Monty knows what is behind each door. You pick first. We can all agree that when you do this you have one out of three odds to get the car, two out of three to pick the burger. Now follow this closely, this is the key: you can't pick both burgers; you only get one pick. If you picked the car, there are two burgers left. If you picked a burger, there is a car and a burger left. So regardless, there is still going to be a burger behind a door you did not pick. Remember, Monty knows this. Just for the sake of completeness, let's say that Monty, through some innate meanness, opens a door you didn't pick and the car is behind. Obviously you don't increase your odds by switching. You have a burger either way. But remember, Monty knows what is there, and to make the show more "exciting," he will probably open a door that hides a burger. If you picked a burger, he will open THE only door left that hides a burger. If you picked the car, he can open either door, and voila, there is a burger. But neither of these maneuvers increases the 1/3 odds that you picked right in the first place, it simply leaves you with 50/50 odds that EITHER THE DOOR YOU PICKED OR THE OTHER DOOR NOT OPENED BY MONTY HIDES THE CAR! You have 50/50 odds ON EITHER DOOR whether you switch or not. Think of it like this: the odds that car was behind one of the three doors is 1/3, and the odds that it is behind ONE of the other two is 2/3, but once you pick, you don't shift yourself to 2/3 on the car by switching your pick. You simply shift that initial 1/3 chance from one door to another. Got it?
No, wrong. If you choose a burger at first (2 out of 3 games), then Monty WILL choose the other burger, so the car WILL be behind the unopened door 2 out of 3 games. We are not shifting the initial 1/3 chance to the other door, we are leaving the 1/3 chance for a 2/3 chance since EVERY time we are wrong, Monty will essentially show us the right door.

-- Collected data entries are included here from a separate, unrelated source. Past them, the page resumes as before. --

template <int NRHS, typename XF>
__device__ __forceinline__ void lgemv_tile(const double *__restrict__ M, size_t ld, int rows,
                                           const int *__restrict__ list, int t0, int t1, int r, XF xf,
                                           double *__restrict__ o)
{
    if (r >= rows) return;
    double a0 = 0.0, a1 = 0.0, b0 = 0.0, b1 = 0.0;
    int t = t0;
    for (; t + 4 <= t1; t += 4) {
        int c[4];
        double xa[4], xb[4];
        bool any = false;
#pragma unroll
        for (int u = 0; u < 4; ++u) {
            c[u] = list[t + u];
            xf(t + u, c[u], xa[u], xb[u]);
            any = any || xa[u] != 0.0 || xb[u] != 0.0;
// ... 185 lines not shown
    if (t < 0.0) t = 0.0;
    if (!(t <= tmax)) return false;
    e.k1 = t; e.k2 = fabs(alfa); e.idx = j + 1; e.aux = k;
    return true;
}

__device__ __forceinline__ Cand pass1_slot(const SpxDev &d, const RatioCtx &x, int idx)
{
    const int m = d.m, n = d.n;
    Cand best = no_cand(DBL_MAX);
    if (idx < n) {
        const int pos = d.bind[m + idx];
        if (pos > m) {
            const int j = pos - m - 1;
            Cand e;
            if (pass1_cand(x, d.trow[j], d.cbar[j], d.stat[j], j, m + idx + 1, e) && better<1>(e, best)) best = e;
        }
    }
    if (idx < m) {
        const int pos = d.bind[idx];
        if (pos > m) {
            const int j = pos - m - 1;
            Cand e;
            if (pass1_cand(x, d.trow[j], d.cbar[j], d.stat[j], j, idx + 1, e) && better<1>(e, best)) best = e;
        }
    }
    return best;
}

struct TopState {
    int iter_left, refact, refct;
    double obj;
};

struct FinishIn {
    int pend, p, q, kp, kq, fxp, rclr, upd_cnt, it_cnt, npiv, rig;
    double delta;
    TopState t;
};

__device__ __forceinline__ FinishIn finish_load(const SpxDev &d)
{
    const DState *st = d.st;
    FinishIn f;
    const int pend = st->pend, iter_left = st->iter_left, rpend = st->refact_pending, upd_cnt = st->upd_cnt,
              upd_lim = st->upd_lim, pricing = st->pricing, refct = st->refct, phase = st->phase;
    const double obj = st->obj, cqo = st->cbar_q_old, zeta = st->zeta, delta = st->delta, pivot = st->pivot;
    f.p = st->p; f.q = st->q; f.kp = st->kp; f.kq = st->kq;
    f.fxp = st->fxp; f.rclr = st->rclr; f.it_cnt = st->it_cnt; f.npiv = st->npiv;
    f.rig = st->rigorous;
    f.pend = pend;
    f.upd_cnt = upd_cnt;
    f.delta = delta;
    f.t.iter_left = iter_left - pend;
    f.t.refact = (rpend != 0) | ((pend != 0) & (upd_cnt + 1 >= upd_lim));
    f.t.refct = ((pend != 0) & (pricing == PT_PSE) & (refct > 0)) ? refct - 1 : refct;
    const double dobj = (cqo / zeta) * (delta / pivot);
    f.t.obj = ((pend != 0) & (phase == 2)) ? obj + dobj : obj;
    return f;
}

__device__ TopState finish_apply(const SpxDev &d, const FinishIn &f, bool tail_sync)
{
    DState *st = d.st;
    const int m = d.m;
    __syncthreads();
// ... 12 lines not shown
            st->binv_fresh = 0;
            st->cbar_fresh = 0;
            st->refact_pending = f.t.refact;
            st->it_cnt = f.it_cnt + 1;
            st->npiv = f.npiv + 1;
            st->iter_left = f.t.iter_left;
            if (f.rig > 0) st->rigorous = f.rig - 1;
            st->refct = f.t.refct;
            st->pend = 0;
        }
    }
    if (tail_sync) __syncthreads();
    return f.t;
}

__device__ __forceinline__ void finish_arrays(const SpxDev &d, const FinishIn &f)
{
    const int m = d.m;
    __syncthreads();
    if (f.pend) {
        if (threadIdx.x == 0) {
            d.head[f.p - 1] = f.kq;
            d.head[m + f.q - 1] = f.kp;
            d.bind[f.kq - 1] = f.p;
            d.bind[f.kp - 1] = m + f.q;
            d.stat[f.q - 1] = f.fxp ? NS : (f.delta > 0.0 ? NL : NU);
        } else if (threadIdx.x == 64) {
            if (f.rclr) d.refsp[f.kp - 1] = 0;
        }
    }
    __syncthreads();
}

__device__ __forceinline__ void finish_scalars(const SpxDev &d, const FinishIn &f, bool refsp_reset)
{
    DState *st = d.st;
    if (f.pend) {
        st->obj = f.t.obj;
        st->upd_cnt = f.upd_cnt + 1;
        st->binv_fresh = 0;
        st->cbar_fresh = 0;
        st->refact_pending = f.t.refact;
        st->it_cnt = f.it_cnt + 1;
        st->npiv = f.npiv + 1;
        st->iter_left = f.t.iter_left;
        if (f.rig > 0) st->rigorous = f.rig - 1;
        st->refct = f.t.refct;
        st->pend = 0;
    }
    if (refsp_reset) st->refct = 1000;
}

__device__ TopState dual_finish_block(const SpxDev &d, bool tail_sync)
{
    return finish_apply(d, finish_load(d), tail_sync);
}

__global__ void k_dual_finish(SpxDev d)
{
    (void)dual_finish_block(d, true);
}

__device__ __forceinline__ Cand chuzr_cand_v(int i, int k, int t, double lb, double ub, double bb, double g,
                                             double tol_bnd)
{
    double ri = 0.0;
// ... 82 lines not shown
    const double zeta = st->zeta, obj_ll = st->obj_ll, obj_ul = st->obj_ul;
    if (stop) return;
    const TopState ts = finish_apply(d, fin, false);
    if (ts.iter_left <= 0 || ts.refact) {
        if (threadIdx.x == 0) st->stop = ts.refact ? ST_REFACT : ST_BATCH;
        return;
    }
    if (pricing == PT_PSE && ts.refct == 0) {
        __syncthreads();
        reset_refsp_dev(d, 1);
        for (int l = threadIdx.x; l < n; l += blockDim.x) d.wpos[l] = -1;
        if (threadIdx.x == 0) st->nwl = 0;
        __syncthreads();
    }
    if (phase == 1) {
        if (!dinf) {
            if (threadIdx.x == 0) st->stop = ST_PHASE;
            return;
        }
    } else {
        const double z = zeta, obj = ts.obj;
        const bool hit = (z < 0.0 && obj_ll > -DBL_MAX && obj <= obj_ll) ||
                         (z > 0.0 && obj_ul < +DBL_MAX && obj >= obj_ul);
        if (hit) {
            if (threadIdx.x == 0) st->stop = ST_OBJLIM;
            return;
        }
    }
    const Cand best = wave_best<0>(c);
    if (best.idx == 0) {
        if (threadIdx.x == 0) { st->p = 0; st->stop = ST_P0; }
        return;
    }
    const int p = best.idx, kp = best.aux;
    if (rowpath == 3) {
        if (threadIdx.x == 0) {
            st->p = p;
            st->kp = kp;
            st->delta = best.k2;
            st->trow_max_bits = 0ull;
            st->ns = 0;
            st->dinf = 0;
        }
        return;
    }
    if (!rowpath) {
        for (int l = threadIdx.x; l < m; l += blockDim.x) d.rho[l] = 0.0;
        __syncthreads();
    }
    const double *brow = d.Binv + (p - 1);
    const size_t ldb = (size_t)d.ldb;
    double v[RPT];
#pragma unroll
    for (int u = 0; u < RPT; ++u) {
        const int t = threadIdx.x + u * TOP_WG;
        v[u] = (t < nr) ? brow[(size_t)cl[u] * ldb] : 0.0;
    }
#pragma unroll
    for (int u = 0; u < RPT; ++u) {
        const int t = threadIdx.x + u * TOP_WG;
        if (t < nr) {
            if (!rowpath) d.rho[cl[u]] = v[u];
            d.rho_idx[t] = cl[u];
            d.rho_val[t] = v[u];
        }
    }
    for (int t = threadIdx.x + RPT * TOP_WG; t < nr; t += blockDim.x) {
        const int cc = d.rlist[t];
        const double vv = brow[(size_t)cc * ldb];
        if (!rowpath) d.rho[cc] = vv;
        d.rho_idx[t] = cc;
        d.rho_val[t] = vv;
    }
    if (threadIdx.x == 0) {
        int ns = nr;
        if (kp <= m) {
            if (!rowpath) d.rho[kp - 1] = 1.0;
            d.rho_idx[nr] = kp - 1;
            d.rho_val[nr] = 1.0;
            ns++;
        }
        st->p = p;
        st->kp = kp;
        st->delta = best.k2;
        st->trow_max_bits = 0ull;
        st->ns = ns;
        st->dinf = 0;
    }
}
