template <bool SM, class Out>
__device__ __forceinline__ void ri_matvec_ep(const DevProblem &P, const Ctx &cx, int k, const double *c, Out out) {
    const Geom gm = load_geom(P, cx);
    const int lg = team_log2(k), ng = 1 << lg, C = 32 >> lg, jw = WS_NT >> lg;
    const int lane = WS_TID & 31, g = lane >> (5 - lg), il = (WS_TID >> 5) * C + (lane & (C - 1));
    const int kr = (k + jw - 1) / jw * jw;
    for (int i = il; i < kr; i += jw) {
        double s0 = 0., s1 = 0.;
        if (i < k) {
            int j = i + g;
            for (; j + ng < k; j += 2 * ng) { s0 += ricol_w<SM>(P, cx, gm, j)[i] * c[j]; s1 += ricol_w<SM>(P, cx, gm, j + ng)[i] * c[j + ng]; }
            if (j < k) s0 += ricol_w<SM>(P, cx, gm, j)[i] * c[j];
        }
        const double sv = team_sum(s0 + s1, lg);
        if (g == 0 && i < k) out(i, sv);
    }
}

template <bool SM>
__device__ __forceinline__ void ri_matvec(const DevProblem &P, const Ctx &cx, int k, const double *c, double *t) {
    ri_matvec_ep<SM>(P, cx, k, c, [&](int i, double s) { t[i] = s; });
    WS_SYNC();
}

template <bool SM>
__device__ __forceinline__ void rit_matvec_t(const DevProblem &P, const Ctx &cx, int k, const double *d, double *u) {
    const Geom gm = load_geom(P, cx);
    const int lg = team_log2(k), ng = 1 << lg, C = 32 >> lg, jw = WS_NT >> lg;
    const int lane = WS_TID & 31, g = lane >> (5 - lg), jl = (WS_TID >> 5) * C + (lane & (C - 1));
    const int kr = (k + jw - 1) / jw * jw;
    for (int j = jl; j < kr; j += jw) {
        double s = 0.;
        if (j < k) { const double *col = ricol_w<SM>(P, cx, gm, j); for (int i = g; i <= j; i += ng) s += col[i] * d[i]; }
        s = team_sum(s, lg);
        if (g == 0 && j < k) u[j] = s;
    }
    WS_SYNC();
}

__device__ __forceinline__ double neg_bound(const DevProblem &P, const Ctx &cx, int r, int s) {
    return -(s > 0 ? SMV(bu)[r] : -SMV(blb)[r - P.mc]);
}

__device__ __forceinline__ void refresh_uv(const DevProblem &P, const Ctx &cx, int k) {
    const Geom gm = load_geom(P, cx);
    const int *row = SMI(irow), *side = SMI(iside);
    for (int i = WS_TID; i < k; i += WS_NT) SMV(cw)[i] = neg_bound(P, cx, row[i], side[i]);
    for (int i = WS_TID; i < P.np; i += WS_NT) SMV(v)[i] = 0.;
    WS_SYNC();
    if (k <= gm.ks) { rit_matvec_t<true>(P, cx, k, SMV(cw), SMV(u)); ri_matvec<true>(P, cx, k, SMV(u), SMV(ls)); q_apply_t<true>(P, cx, k, SMV(u), nullptr, SMV(v)); }
    else { rit_matvec_t<false>(P, cx, k, SMV(cw), SMV(u)); ri_matvec<false>(P, cx, k, SMV(u), SMV(ls)); q_apply_t<false>(P, cx, k, SMV(u), nullptr, SMV(v)); }
}

struct RowEnt { double e[WS_RPT]; };

__device__ __forceinline__ RowEnt load_row_entries(const DevProblem &P, int r, int d, int d0) {
    RowEnt x;
#pragma unroll
    for (int q = 0; q < WS_RPT; ++q) {
        const int i = d0 + WS_TID + q * WS_NT;
        x.e[q] = (i < P.n && i >= d) ? __ldg(P.Mh + (size_t)r * P.n + i) : 0.;
    }
    return x;
}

Now, if Monty doesn't know where the car is and there is a 1/3 chance that he reveals it, then your odds depend on how the game is played at that point. If you just lose when this happens, then you will lose 1/3 by switching, lose 1/3 by Monty revealing the car, leaving an overall 1/3 win rate by switching. The same as if you don't switch.
If, instead, the game is void and you get to play again, THEN your overall chance of victory becomes 50/50. Here's how:
You play 36 games
12 games you choose the car at first, Monty reveals a burger, and you switch to the other burger and lose
24 games you choose a burger at first, 12 of those he reveals the other burger and you switch to the car, and the other 12 he reveals the car and the games are replayed
At this point your record is 12 wins, 12 losses. We play the 12 voided games again
4 of these you choose the car at first, he reveals a burger you switch and lose
8 of them you choose a burger first, 4 he reveals the other burger you switch and win, the other 4 he reveals a car and play again
Now your record is 16 wins, 16 losses, and we have 4 games to replay.
It should now be easy to see that the only way your overall odds of winning are 50% is if the game is replayed when Monty reveals the car, which would generally be a LOSS because it's as if he doesn't give you the option to switch at all. I think we can agree that a game will never be void and replayed, and if Monty doesn't know where the car is then your overall chance of winning will be 33%. 1/3 games Monty will reveal the car and you lose, and of the remaining 2/3 your odds will be 50/50, which of course 50% of 2/3 is 1/3, switch or no switch.
So, finally, if Monty is clueless you will win 1 out of 3 games whether you switch or not. If Monty knows where the car is, then you will win 1/3 by staying pat, and 2/3 by switching. The ONLY way to get your odds to 50/50 would be if games are replayed when Monty screws up, which would never happen.